PROBLEM:
Each line from the start of the records through the line containing "const int ly" is to be transcribed exactly, and no other line is to be included.

INPUT:
________________________
__global__ __launch_bounds__(256, 8) void descriptor_wave_kernel(const DevPlan* __restrict__ plan, DescGridLevel lv,
                                                                 const int* __restrict__ cell_off,
                                                                 const FinalKp* __restrict__ pool, int pool_cap,
                                                                 const long long* __restrict__ out_base,
                                                                 sift_hip_keypoint* __restrict__ kp_out,
                                                                 float* __restrict__ desc_out, long long out_cap, int n_images,
                                                                 int chunks, int dbg_arg) {
    const int dbg = dbg_arg & kDiagMask;
    __shared__ __attribute__((aligned(8))) W16Entry s_w16t[kW16Size];
    __shared__ __attribute__((aligned(16))) uint2 s_list[4][64];
    __shared__ __attribute__((aligned(16))) unsigned s_keys[4][68];
    const int tid = threadIdx.x, lane = tid & 63;
    const int wave = __builtin_amdgcn_readfirstlane(tid >> 6);
    const int w = lv.w, h = lv.h, D = lv.dogs;
    const int ly = lane & 15, lx0 = (lane >> 4) * 4;
    const int tbase = kW16Bias + lx0 * kW16Stride + ly;
    const unsigned b0 = 2u * (unsigned)(lane & 3), b1 = b0 + 1u;
    for (int i = tid; i < kW16Size; i += 256) s_w16t[i] = W16Entry{0.0f, 0u};
    const int xcd = (int)blockIdx.x & 7, slot = (int)blockIdx.x >> 3, nslots = (int)gridDim.x >> 3;
    for (int unit = xcd; unit < n_images * chunks; unit += 8) {
    const int img = unit / chunks, chunk = unit - img * chunks;
    const int* __restrict__ coff = cell_off + (size_t)img * (size_t)(lv.cells_per_image + 1) + lv.cell_base;
    const int r_begin = coff[0], r_count = coff[lv.cw * lv.ch] - r_begin;
    const int e_begin = r_begin + (int)((long long)r_count * chunk / chunks), e_end = r_begin + (int)((long long)r_count * (chunk + 1) / chunks);
    if (e_begin + slot * 4 >= e_end) continue;
    __syncthreads();
    s_w16t[kW16Bias + (tid & 15) * kW16Stride + (tid >> 4)] = W16Entry{lv.w16[(size_t)img * 256 + tid], 0xffffffffu};
    __syncthreads();
    float wself[4];
#pragma unroll
    for (int i = 0; i < 4; ++i) wself[i] = s_w16t[tbase + i * kW16Stride].w;
    const size_t img_off = (size_t)img * (size_t)w * (size_t)h;
    const float* __restrict__ gm = lv.mag + img_off;
    const float* __restrict__ go = lv.ori + img_off;
    const float* __restrict__ gg = lv.gauss + img_off;
    const FinalKp* __restrict__ pl = pool + (size_t)img * (size_t)pool_cap;
    const long long obase = out_base[img];

    const int estride = nslots * 4;
    const int e0 = e_begin + slot * 4 + wave;
    struct Rec { int k; float theta; unsigned xy, oi; };
    struct Ranges { int s0, s1, s2, n0, n1, n2; };
    struct Window { f4u o, m, g; };
    auto load_rec = [&](int e) {
        const uint4 v = *reinterpret_cast<const uint4*>(&pl[min(e, e_end - 1)]);
        Rec r;
        r.k = (int)v.x; r.theta = __uint_as_float(v.y); r.xy = v.z; r.oi = v.w;
        return r;
    };
    auto load_ranges = [&](unsigned xy) {
        const int ccx = (int)(xy & 0xffffu) >> kCellShift, ccy = (int)(xy >> 16) >> kCellShift;
        const int c0 = max(ccx - 1, 0), c1 = min(ccx + 1, lv.cw - 1);
        const int y0 = max(ccy - 1, 0), y2 = min(ccy + 1, lv.ch - 1);
        const int a0 = coff[y0 * lv.cw + c0], b0_ = coff[y0 * lv.cw + c1 + 1];
        const int a1 = coff[ccy * lv.cw + c0], b1_ = coff[ccy * lv.cw + c1 + 1];
        const int a2 = coff[y2 * lv.cw + c0], b2_ = coff[y2 * lv.cw + c1 + 1];
        Ranges g;
        g.s0 = a0; g.n0 = ccy - 1 >= 0 ? b0_ - a0 : 0;
        g.s1 = a1; g.n1 = b1_ - a1;
        g.s2 = a2; g.n2 = ccy + 1 < lv.ch ? b2_ - a2 : 0;
        return g;
    };
    auto uniform_rec = [](const Rec& r) {
        Rec u;
        u.k = __builtin_amdgcn_readfirstlane(r.k);
        u.theta = __uint_as_float((unsigned)__builtin_amdgcn_readfirstlane((int)__float_as_uint(r.theta)));
        u.xy = (unsigned)__builtin_amdgcn_readfirstlane((int)r.xy);
        u.oi = (unsigned)__builtin_amdgcn_readfirstlane((int)r.oi);
        return u;
    };
    auto load_window = [&](unsigned xy) {
        size_t o = (size_t)((int)(xy >> 16) - kRegion + ly) * (size_t)w + (size_t)((int)(xy & 0xffffu) - kRegion + lx0);
        if (dbg & 8) o &= ~(size_t)3;
        if (dbg & 128) o = (size_t)ly * (size_t)w + (size_t)lx0 + (size_t)((xy >> 4) & 0xfffu) * 16u;
        Window wd;
        wd.o = (f4u)(1.0f); wd.m = (f4u)(2.0f); wd.g = (f4u)(3.0f);
        if (!(dbg & 4)) {
            wd.o = *reinterpret_cast<const f4u*>(go + o);
            wd.m = *reinterpret_cast<const f4u*>(gm + o);
            wd.g = *reinterpret_cast<const f4u*>(gg + o);
        }
        return wd;
    };
    auto entry_of = [](const Ranges& g, int i) {
        return i < g.n0 ? g.s0 + i : (i < g.n0 + g.n1 ? g.s1 + (i - g.n0) : g.s2 + (i - g.n0 - g.n1));
    };
    auto load_cand = [&](const Ranges& g) {
        const int T = g.n0 + g.n1 + g.n2;
        uint4 c = make_uint4(0u, 0u, 0u, 0u);
        if (lane < T && T <= 64) c = *reinterpret_cast<const uint4*>(&pl[entry_of(g, lane)]);
        return c;
    };
    Rec u0 = uniform_rec(load_rec(e0));
    Rec r1 = load_rec(e0 + estride);
    Ranges g0 = load_ranges(u0.xy);

    for (int e = e0; e < e_end; e += estride) {
        const uint4 c0v = load_cand(g0);
        const Window w0 = load_window(u0.xy);
        const Rec u1 = uniform_rec(r1);
        r1 = load_rec(e + 2 * estride);
        const Ranges g1 = load_ranges(u1.xy);
        const int myk = u0.k;
        const float mytheta = u0.theta;
        const unsigned myoi = u0.oi;
        const int px = (int)(u0.xy & 0xffffu), py = (int)(u0.xy >> 16);
        const int T = g0.n0 + g0.n1 + g0.n2;
        const uint4 c = c0v;
        float vo[4] = {w0.o.x, w0.o.y, w0.o.z, w0.o.w}, vm[4] = {w0.m.x, w0.m.y, w0.m.z, w0.m.w};
        const float vg[4] = {w0.g.x, w0.g.y, w0.g.z, w0.g.w};

        struct Wq { W16Entry v[4]; };
        auto weights_at = [&](int toff) {
            Wq r;
#pragma unroll
            for (int i = 0; i < 4; ++i) r.v[i] = s_w16t[tbase + toff + i * kW16Stride];
            return r;
        };
        auto apply_w = [&](unsigned qtheta_bits, const Wq& wq) {
#pragma unroll
            for (int i = 0; i < 4; ++i) {
                vo[i] = vo[i] + __uint_as_float(qtheta_bits & wq.v[i].mask);
                vm[i] = vm[i] + wq.v[i].w;
            }
        };
        auto apply = [&](unsigned qxy, float qtheta) {
            const int dx = px - (int)(qxy & 0xffffu), dy = py - (int)(qxy >> 16);
            apply_w(__float_as_uint(qtheta), weights_at(dx * kW16Stride + dy));
        };

        if (!(dbg & 1)) {
            auto precedes = [&](const uint4& c) {
                const int qx = (int)(c.z & 0xffffu), qy = (int)(c.z >> 16);
                return (int)c.x < myk && (unsigned)(qx - px + 15) < 31u && (unsigned)(qy - py + 15) < 31u;
            };
            if (T <= 64) {
                const bool pass = lane < T && precedes(c);
                const unsigned long long todo = __ballot(pass);
                const int n_prev = __popcll(todo);
                if (n_prev) {
                    unsigned* keys = s_keys[wave];
                    const int pos = (int)__builtin_amdgcn_mbcnt_hi((unsigned)(todo >> 32), __builtin_amdgcn_mbcnt_lo((unsigned)todo, 0u));
                    if (pass) keys[pos] = c.x;
                    if (lane < 4) keys[n_prev + lane] = 0xffffffffu;
                    __builtin_amdgcn_wave_barrier();
                    int rank = 0;
                    for (int ch = 0; ch < n_prev; ch += 4) {
                        const uint4 k4 = *reinterpret_cast<const uint4*>(keys + ch);
                        rank += (k4.x < c.x ? 1 : 0) + (k4.y < c.x ? 1 : 0) + (k4.z < c.x ? 1 : 0) + (k4.w < c.x ? 1 : 0);
                    }
                    uint2* list = s_list[wave];
                    if (pass) {
                        const int dx = px - (int)(c.z & 0xffffu), dy = py - (int)(c.z >> 16);
                        list[rank] = make_uint2(c.y, (unsigned)(dx * kW16Stride + dy));
                    }
                    __builtin_amdgcn_wave_barrier();
                    int r = 0;
                    for (; r + 1 < n_prev; r += 2) {
                        const uint4 q01 = *reinterpret_cast<const uint4*>(&list[r]);
                        const Wq wq0 = weights_at((int)q01.y), wq1 = weights_at((int)q01.w);
                        apply_w(q01.x, wq0);
                        apply_w(q01.z, wq1);
                    }
                    if (r < n_prev) {
                        const uint2 q0 = list[r];
                        apply_w(q0.x, weights_at((int)q0.y));
                    }
                    __builtin_amdgcn_wave_barrier();
                }
            } else {
                int last = -1;
                for (;;) {
                    int bk = 0x7fffffff;
                    unsigned bxy = 0u, bth = 0u;
                    for (int base = 0; base < T; base += 64) {
                        const int i = base + lane;
                        if (i < T) {
                            const uint4 c = *reinterpret_cast<const uint4*>(&pl[entry_of(g0, i)]);
                            if (precedes(c) && (int)c.x > last && (int)c.x < bk) { bk = (int)c.x; bxy = c.z; bth = c.y; }
                        }
                    }
                    const int m = wave_min_nonneg(bk);
                    if (m == 0x7fffffff) break;
                    const int src = (int)__builtin_ctzll(__ballot(bk == m));
                    apply((unsigned)__builtin_amdgcn_readlane((int)bxy, src), __uint_as_float((unsigned)__builtin_amdgcn_readlane((int)bth, src)));
                    last = m;
                }
            }
        }
        float val[4];
        unsigned bin[4];
#pragma unroll
        for (int i = 0; i < 4; ++i) {
            const float no = vo[i] + mytheta;
            const float nm = vm[i] + wself[i];
            val[i] = nm * vg[i];
            bin[i] = hist8_bin(no);
        }
        float h0 = 0.0f, h1 = 0.0f;
        if (!(dbg & 2)) {
            cell_histograms(val, bin, lane, b0, b1, h0, h1);
            float run = 0.0f;
            run += h0; run += h1;
            float acc = run;
#pragma unroll
            for (int step = 1; step < 4; ++step) {
                const float prev = quad_prev_f(acc);
                float t = prev;
                t += h0; t += h1;
                acc = ((lane & 3) == step) ? t : acc;
            }
            const float length = quad_bcast_f<3>(acc);
            if (!(length == 0.0f)) {
                h0 = h0 / length;
                h1 = h1 / length;
            }
        }
        const long long ok = obase + (long long)myk;
        if (ok < out_cap && !((dbg & 16) && h0 == 12345.0f)) {
            typedef float f2nt __attribute__((ext_vector_type(2)));
            __builtin_nontemporal_store((f2nt){h0, h1}, reinterpret_cast<f2nt*>(desc_out + (size_t)ok * 128 + (size_t)(2 * lane)));
            if (lv.wire_sums != nullptr) {
                const bool b0 = __float_as_uint(h0) != 0u, odd7 = (lane & 3) == 3;
                const bool b1 = !odd7 && __float_as_uint(h1) != 0u;
                const int nset = __popcll(__ballot(b0)) + __popcll(__ballot(b1));
                const unsigned long long bin7 = __ballot(odd7 && __float_as_uint(h1) != 0u);
                if (lane == 0) {
                    atomicAdd(&lv.wire_sums[1 + (ok >> 6)], nset);
                    if (bin7 != 0ull) atomicOr(&lv.wire_sums[0], 1);
                }
            }
            if (lane == 0) {
                sift_hip_keypoint r;
                r.scale = plan->dog_scale[(myoi & 0xffffu) * (unsigned)D + (myoi >> 16)];
                r.orientation = mytheta;
                r.x = (uint16_t)px; r.y = (uint16_t)py;
                r.octave = (uint16_t)(myoi & 0xffffu); r.index = (uint16_t)(myoi >> 16);
                r.filtered = 0; r.has_descriptor = 1; r.reserved = 0;
                kp_out[ok] = r;
            }
        }
        u0 = u1;
        g0 = g1;
    }
    }
}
________________________
REPLY TO THE TASK:
__global__ __launch_bounds__(256, 8) void descriptor_wave_kernel(const DevPlan* __restrict__ plan, DescGridLevel lv,
                                                                 const int* __restrict__ cell_off,
                                                                 const FinalKp* __restrict__ pool, int pool_cap,
                                                                 const long long* __restrict__ out_base,
                                                                 sift_hip_keypoint* __restrict__ kp_out,
                                                                 float* __restrict__ desc_out, long long out_cap, int n_images,
                                                                 int chunks, int dbg_arg) {
    const int dbg = dbg_arg & kDiagMask;
    __shared__ __attribute__((aligned(8))) W16Entry s_w16t[kW16Size];
    __shared__ __attribute__((aligned(16))) uint2 s_list[4][64];
    __shared__ __attribute__((aligned(16))) unsigned s_keys[4][68];
    const int tid = threadIdx.x, lane = tid & 63;
    const int wave = __builtin_amdgcn_readfirstlane(tid >> 6);
    const int w = lv.w, h = lv.h, D = lv.dogs;
    const int ly = lane & 15, lx0 = (lane >> 4) * 4;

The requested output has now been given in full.